The theatre doesn't have a whole lot of space at FOH, so compactness matters to a degree. I took the tour before I got the script, so I haven't had the chance to actually size it up to the GL4 plus the GL3 plus at least one rack of outboard, but I know it'd be a tight fit. The Studiolive, containing all that outboard and most features of the large console, in basically a two-foot-square package with a control surface that looks comfortable to me, the analog guy, is sure tempting.

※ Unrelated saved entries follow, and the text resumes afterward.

# basilevh/tcow

Hardware: AMD Instinct MI355X
Metric: train clips/sec (T=30, 240x320) (higher is better)
Workload: dtype bf16; 1 GPU; TCOW Seeker train step: T=30 240x320 patch16, 12-layer divided space-time ViT (D=768), num_queries=3, causal_attention=1, 1 clip/GPU; clips_per_gpu=1, num_queries=3, parallelism=dp1, optimizer=AdamW lr 1e-4, clip 0.3

## Files before the change

tcow_amd/csrc/optim.hip:

```cpp
#include "common.h"

namespace {

struct Chunk { float* p; const float* g; float* m; float* v; long n; };

__global__ __launch_bounds__(256) void sumsq_kernel(const Chunk* __restrict__ chunks, float* __restrict__ partial) {
    __shared__ float red[4];
    const Chunk c = chunks[blockIdx.x];
    float s = 0.f;
    const long n4 = c.n >> 2;
    for (long i = threadIdx.x; i < n4; i += 256) { const float4 g = ld4(c.g + i * 4); s += g.x * g.x + g.y * g.y + g.z * g.z + g.w * g.w; }
    for (long i = (n4 << 2) + threadIdx.x; i < c.n; i += 256) s += c.g[i] * c.g[i];
    s = wave_sum(s);
    if ((threadIdx.x & 63) == 0) red[threadIdx.x >> 6] = s;
    __syncthreads();
    if (threadIdx.x == 0) partial[blockIdx.x] = (red[0] + red[1]) + (red[2] + red[3]);
}

__global__ __launch_bounds__(256) void clipcoef_kernel(const float* __restrict__ partial, int n, float max_norm, float* __restrict__ out ,
                                                       const float* __restrict__ gscale) {
    __shared__ float red[4];
    float s = 0.f;
    for (int i = threadIdx.x; i < n; i += 256) s += partial[i];
    s = wave_sum(s);
    if ((threadIdx.x & 63) == 0) red[threadIdx.x >> 6] = s;
    __syncthreads();
    if (threadIdx.x == 0) {
        const float gs = gscale ? gscale[0] : 1.0f;
        const float norm = sqrtf((red[0] + red[1]) + (red[2] + red[3])) * gs;
        float coef = max_norm > 0.f ? max_norm / (norm + 1e-6f) : 1.0f;
        const bool skip = !(norm <= 3.0e38f);
        out[0] = skip ? -1.0f : (coef < 1.0f ? coef : 1.0f) * gs;
        out[1] = norm;
        if (skip) out[2] += 1.0f;
    }
}

__global__ __launch_bounds__(256) void adamw_kernel(const Chunk* __restrict__ chunks, const float* __restrict__ coef_ptr, float lr, float beta1, float beta2, float eps,
                                                    float weight_decay, int step) {
    const Chunk c = chunks[blockIdx.x];
    const float coef = coef_ptr[0];
    if (coef < 0.f) return;
    const float eff = fmaxf((float)step - coef_ptr[2], 1.0f);
    const float bc1 = 1.0f - powf(beta1, eff), bc2_sqrt = sqrtf(1.0f - powf(beta2, eff));
    const float decay = 1.0f - lr * weight_decay, step_size = lr / bc1;
    const long n4 = c.n >> 2;
    auto upd = [&](float& p, float g, float& m, float& v) {
        g *= coef;
        p *= decay;
        m = beta1 * m + (1.0f - beta1) * g;
        v = beta2 * v + (1.0f - beta2) * g * g;
        p -= step_size * m / (sqrtf(v) / bc2_sqrt + eps);
    };
    for (long i = threadIdx.x; i < n4; i += 256) {
        float4 p = ld4(c.p + i * 4), m = ld4(c.m + i * 4), v = ld4(c.v + i * 4);
        const float4 g = ld4(c.g + i * 4);
        upd(p.x, g.x, m.x, v.x); upd(p.y, g.y, m.y, v.y); upd(p.z, g.z, m.z, v.z); upd(p.w, g.w, m.w, v.w);
        st4(c.p + i * 4, p); st4(c.m + i * 4, m); st4(c.v + i * 4, v);
    }
    for (long i = (n4 << 2) + threadIdx.x; i < c.n; i += 256) upd(c.p[i], c.g[i], c.m[i], c.v[i]);
}

struct CastTile { float* p; const float* g; float* m; float* v; bf16_t* wc; bf16_t* wt; int K, N; };

__global__ __launch_bounds__(256) void adamw_cast_kernel(const CastTile* __restrict__ tiles, const float* __restrict__ coef_ptr, float lr, float beta1, float beta2, float eps,
                                                         float weight_decay, int step) {
    __shared__ float tile[64][65];
    const float coef = coef_ptr[0];
    if (coef < 0.f) return;
    const CastTile d = tiles[blockIdx.x];
    const float eff = fmaxf((float)step - coef_ptr[2], 1.0f);
    const float bc1 = 1.0f - powf(beta1, eff), bc2_sqrt = sqrtf(1.0f - powf(beta2, eff));
    const float decay = 1.0f - lr * weight_decay, step_size = lr / bc1;
    auto upd = [&](float& p, float g, float& m, float& v) {
        g *= coef;
        p *= decay;
        m = beta1 * m + (1.0f - beta1) * g;
        v = beta2 * v + (1.0f - beta2) * g * g;
        p -= step_size * m / (sqrtf(v) / bc2_sqrt + eps);
    };
    const int c4 = (threadIdx.x & 15) * 4, r0 = threadIdx.x >> 4;
#pragma unroll
    for (int i = 0; i < 4; ++i) {
        const int r = r0 + 16 * i;
        const size_t o = (size_t)r * d.K + c4;
        float4 p = ld4(d.p + o), m = ld4(d.m + o), v = ld4(d.v + o);
        const float4 g = ld4(d.g + o);
        upd(p.x, g.x, m.x, v.x); upd(p.y, g.y, m.y, v.y); upd(p.z, g.z, m.z, v.z); upd(p.w, g.w, m.w, v.w);
        st4(d.p + o, p); st4(d.m + o, m); st4(d.v + o, v);
        st4(d.wc + o, p);
        tile[r][c4] = p.x; tile[r][c4 + 1] = p.y; tile[r][c4 + 2] = p.z; tile[r][c4 + 3] = p.w;
    }
    __syncthreads();
#pragma unroll
    for (int i = 0; i < 4; ++i) {
        const int k = r0 + 16 * i;
        st4(d.wt + (size_t)k * d.N + c4, make_float4(tile[c4][k], tile[c4 + 1][k], tile[c4 + 2][k], tile[c4 + 3][k]));
    }
}

}

extern "C" {

long tcow_adamw_chunk_bytes(void) { return (long)sizeof(Chunk); }
long tcow_adamw_tile_bytes(void) { return (long)sizeof(CastTile); }

int tcow_adamw_clip_step_cast(void* stream, const void* chunks, int n_chunks, const void* flat_chunks, int n_flat, const void* tiles, int n_tiles, float lr, float beta1,
                              float beta2, float eps, float weight_decay, int step, float max_norm, float* scratch, const float* grad_inv_scale) {
    TCOW_CHECK_ARG(chunks && scratch && n_chunks > 0 && step >= 1 && n_flat >= 0 && (flat_chunks || n_flat == 0) && n_tiles >= 0 && (tiles || n_tiles == 0),
                   "tcow_adamw_clip_step_cast: bad arguments");
    const Chunk* c = (const Chunk*)chunks;
    hipLaunchKernelGGL(sumsq_kernel, dim3(n_chunks), dim3(256), 0, (hipStream_t)stream, c, scratch);
    TCOW_CHECK_LAUNCH();
    hipLaunchKernelGGL(clipcoef_kernel, dim3(1), dim3(256), 0, (hipStream_t)stream, scratch, n_chunks, max_norm, scratch + n_chunks, grad_inv_scale);
    TCOW_CHECK_LAUNCH();
    if (n_flat > 0) {
        hipLaunchKernelGGL(adamw_kernel, dim3(n_flat), dim3(256), 0, (hipStream_t)stream, (const Chunk*)flat_chunks, scratch + n_chunks, lr, beta1, beta2, eps, weight_decay, step);
        TCOW_CHECK_LAUNCH();
    }
    if (n_tiles > 0) {
        hipLaunchKernelGGL(adamw_cast_kernel, dim3(n_tiles), dim3(256), 0, (hipStream_t)stream, (const CastTile*)tiles, scratch + n_chunks, lr, beta1, beta2, eps, weight_decay, step);
        TCOW_CHECK_LAUNCH();
    }
    return TCOW_OK;
}

int tcow_adamw_clip_step_scaled(void* stream, const void* chunks, int n_chunks, float lr, float beta1, float beta2, float eps, float weight_decay, int step,
                                float max_norm, float* scratch, const float* grad_inv_scale) {
    TCOW_CHECK_ARG(chunks && scratch && n_chunks > 0 && step >= 1, "tcow_adamw_clip_step: bad arguments");
    const Chunk* c = (const Chunk*)chunks;
    hipLaunchKernelGGL(sumsq_kernel, dim3(n_chunks), dim3(256), 0, (hipStream_t)stream, c, scratch);
    TCOW_CHECK_LAUNCH();
    hipLaunchKernelGGL(clipcoef_kernel, dim3(1), dim3(256), 0, (hipStream_t)stream, scratch, n_chunks, max_norm, scratch + n_chunks, grad_inv_scale);
    TCOW_CHECK_LAUNCH();
    hipLaunchKernelGGL(adamw_kernel, dim3(n_chunks), dim3(256), 0, (hipStream_t)stream, c, scratch + n_chunks, lr, beta1, beta2, eps, weight_decay, step);
    TCOW_CHECK_LAUNCH();
    return TCOW_OK;
}

int tcow_adamw_clip_step(void* stream, const void* chunks, int n_chunks, float lr, float beta1, float beta2, float eps, float weight_decay, int step,
                         float max_norm, float* scratch) {
    return tcow_adamw_clip_step_scaled(stream, chunks, n_chunks, lr, beta1, beta2, eps, weight_decay, step, max_norm, scratch, nullptr);
}

}
```

Before: 36.89 clips/s.

## Restructure fused AdamW optimizer kernels with persistent tiles, prefetch and nontemporal I/O

The grad-norm reduction now batches several loads per thread ahead of use, with nontemporal loads. The flat AdamW kernel splits each chunk across four blocks and unrolls its loads. The AdamW+bf16-cast kernel becomes a persistent grid sized to the CU count. It processes runs of four contiguous 64x64 tiles with double-buffered register prefetch, nontemporal stores and a packed bf16 LDS transpose. This targets memory latency and the launch/tail overhead of the per-step optimizer, at the cost of much more complex code and higher register pressure.

```diff
diff --git a/tcow_amd/csrc/optim.hip b/tcow_amd/csrc/optim.hip
--- a/tcow_amd/csrc/optim.hip
+++ b/tcow_amd/csrc/optim.hip
@@ -3,13 +3,26 @@
 namespace {
 
 struct Chunk { float* p; const float* g; float* m; float* v; long n; };
+
+constexpr int SUMSQ_AHEAD = 8;
+
+__device__ __forceinline__ float4 ld4_nt(const float* p) { const uint4 u = ld16c<true>(p); return make_float4(__uint_as_float(u.x), __uint_as_float(u.y), __uint_as_float(u.z), __uint_as_float(u.w)); }
+__device__ __forceinline__ void st4_nt(float* p, float4 v) { st16c<true>(p, make_uint4(__float_as_uint(v.x), __float_as_uint(v.y), __float_as_uint(v.z), __float_as_uint(v.w))); }
 
 __global__ __launch_bounds__(256) void sumsq_kernel(const Chunk* __restrict__ chunks, float* __restrict__ partial) {
     __shared__ float red[4];
     const Chunk c = chunks[blockIdx.x];
     float s = 0.f;
     const long n4 = c.n >> 2;
-    for (long i = threadIdx.x; i < n4; i += 256) { const float4 g = ld4(c.g + i * 4); s += g.x * g.x + g.y * g.y + g.z * g.z + g.w * g.w; }
+    long i = threadIdx.x;
+    for (; i + 256 * (SUMSQ_AHEAD - 1) < n4; i += 256 * SUMSQ_AHEAD) {
+        float4 g[SUMSQ_AHEAD];
+#pragma unroll
+        for (int j = 0; j < SUMSQ_AHEAD; ++j) g[j] = ld4_nt(c.g + (i + 256 * j) * 4);
+#pragma unroll
+        for (int j = 0; j < SUMSQ_AHEAD; ++j) s += g[j].x * g[j].x + g[j].y * g[j].y + g[j].z * g[j].z + g[j].w * g[j].w;
+    }
+    for (; i < n4; i += 256) { const float4 g = ld4(c.g + i * 4); s += g.x * g.x + g.y * g.y + g.z * g.z + g.w * g.w; }
     for (long i = (n4 << 2) + threadIdx.x; i < c.n; i += 256) s += c.g[i] * c.g[i];
     s = wave_sum(s);
     if ((threadIdx.x & 63) == 0) red[threadIdx.x >> 6] = s;
@@ -36,15 +49,20 @@
     }
 }
 
+constexpr int ADAMW_AHEAD = 4;
+constexpr int ADAMW_SPLIT = 4;
+
 __global__ __launch_bounds__(256) void adamw_kernel(const Chunk* __restrict__ chunks, const float* __restrict__ coef_ptr, float lr, float beta1, float beta2, float eps,
                                                     float weight_decay, int step) {
-    const Chunk c = chunks[blockIdx.x];
+    const Chunk c = chunks[blockIdx.x / ADAMW_SPLIT];
     const float coef = coef_ptr[0];
     if (coef < 0.f) return;
     const float eff = fmaxf((float)step - coef_ptr[2], 1.0f);
     const float bc1 = 1.0f - powf(beta1, eff), bc2_sqrt = sqrtf(1.0f - powf(beta2, eff));
     const float decay = 1.0f - lr * weight_decay, step_size = lr / bc1;
-    const long n4 = c.n >> 2;
+    const int part = blockIdx.x % ADAMW_SPLIT;
+    const long n4_all = c.n >> 2, per = (n4_all + ADAMW_SPLIT - 1) / ADAMW_SPLIT;
+    const long n4 = n4_all < (part + 1) * per ? n4_all : (part + 1) * per;
     auto upd = [&](float& p, float g, float& m, float& v) {
         g *= coef;
         p *= decay;
@@ -52,23 +70,78 @@
         v = beta2 * v + (1.0f - beta2) * g * g;
         p -= step_size * m / (sqrtf(v) / bc2_sqrt + eps);
     };
-    for (long i = threadIdx.x; i < n4; i += 256) {
+    long i = part * per + threadIdx.x;
+    for (; i + 256 * (ADAMW_AHEAD - 1) < n4; i += 256 * ADAMW_AHEAD) {
+        float4 p[ADAMW_AHEAD], m[ADAMW_AHEAD], v[ADAMW_AHEAD], g[ADAMW_AHEAD];
+#pragma unroll
+        for (int j = 0; j < ADAMW_AHEAD; ++j) {
+            const long o = (i + 256 * j) * 4;
+            p[j] = ld4(c.p + o); m[j] = ld4(c.m + o); v[j] = ld4(c.v + o); g[j] = ld4(c.g + o);
+        }
+#pragma unroll
+        for (int j = 0; j < ADAMW_AHEAD; ++j) {
+            upd(p[j].x, g[j].x, m[j].x, v[j].x); upd(p[j].y, g[j].y, m[j].y, v[j].y); upd(p[j].z, g[j].z, m[j].z, v[j].z); upd(p[j].w, g[j].w, m[j].w, v[j].w);
+        }
+#pragma unroll
+        for (int j = 0; j < ADAMW_AHEAD; ++j) {
+            const long o = (i + 256 * j) * 4;
+            st4(c.p + o, p[j]); st4(c.m + o, m[j]); st4(c.v + o, v[j]);
+        }
+    }
+    for (; i < n4; i += 256) {
         float4 p = ld4(c.p + i * 4), m = ld4(c.m + i * 4), v = ld4(c.v + i * 4);
         const float4 g = ld4(c.g + i * 4);
         upd(p.x, g.x, m.x, v.x); upd(p.y, g.y, m.y, v.y); upd(p.z, g.z, m.z, v.z); upd(p.w, g.w, m.w, v.w);
         st4(c.p + i * 4, p); st4(c.m + i * 4, m); st4(c.v + i * 4, v);
     }
-    for (long i = (n4 << 2) + threadIdx.x; i < c.n; i += 256) upd(c.p[i], c.g[i], c.m[i], c.v[i]);
+    if (part == 0)
+        for (long i = (n4_all << 2) + threadIdx.x; i < c.n; i += 256) upd(c.p[i], c.g[i], c.m[i], c.v[i]);
 }
 
 struct CastTile { float* p; const float* g; float* m; float* v; bf16_t* wc; bf16_t* wt; int K, N; };
 
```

So, all things being equal, what are your recommendations?


----------



## MisterTim (Aug 15, 2010)

waynehoskins said:


> It has scene store/recall without flying faders; I wonder if I could just make it do mute automation?


Related:

> I mentioned this is really an analog mixing console combined with digital technology--unlike other digital consoles, the Presonus StudioLive does not have flying faders. WHAT? Listen--flying faders is great when you have a mixing console with dozens of inputs where you have a limited amount of faders to control a maximum amount of inputs, but the design of the StudioLive was to have a single fader per input channel--the way it works on an analog mixer, which is how most are used to working within a console environment. And frankly when you add motorized faders to a console, it’s going to add quite a bit to the over-all price tag and the bottom-line cost of the product. In the design of the StudioLive, Presonus wanted to make sure this was a console that offered the best possible sound with the most real-world features at a price that was fair and highly competitive. In the end, I feel they made the best choice because the StudioLive is made for simplicity---not for complexity.



Just treat it like an analog board, or something. =]

I have yet to hear any serious gripes about the Studiolive, in fact I've heard nothing but freaking awesome stuff. I have yet to get my hands on one, but I think it's a good choice.


----------



## waynehoskins (Aug 15, 2010)

Since I'm an analog guy, I think I'd get along well with it.

Our other option would be to save up some more money and get an LS9, which is the most intuitive compact digital console I've worked on so far (having never used the SL24, of course). I hate menus and having to look at the screen. But an LS9/32 is of course more than twice as much money, and the few additional features like flying faders (necessary of course with layers) and another 8 channels don't really seem to make it worthwhile.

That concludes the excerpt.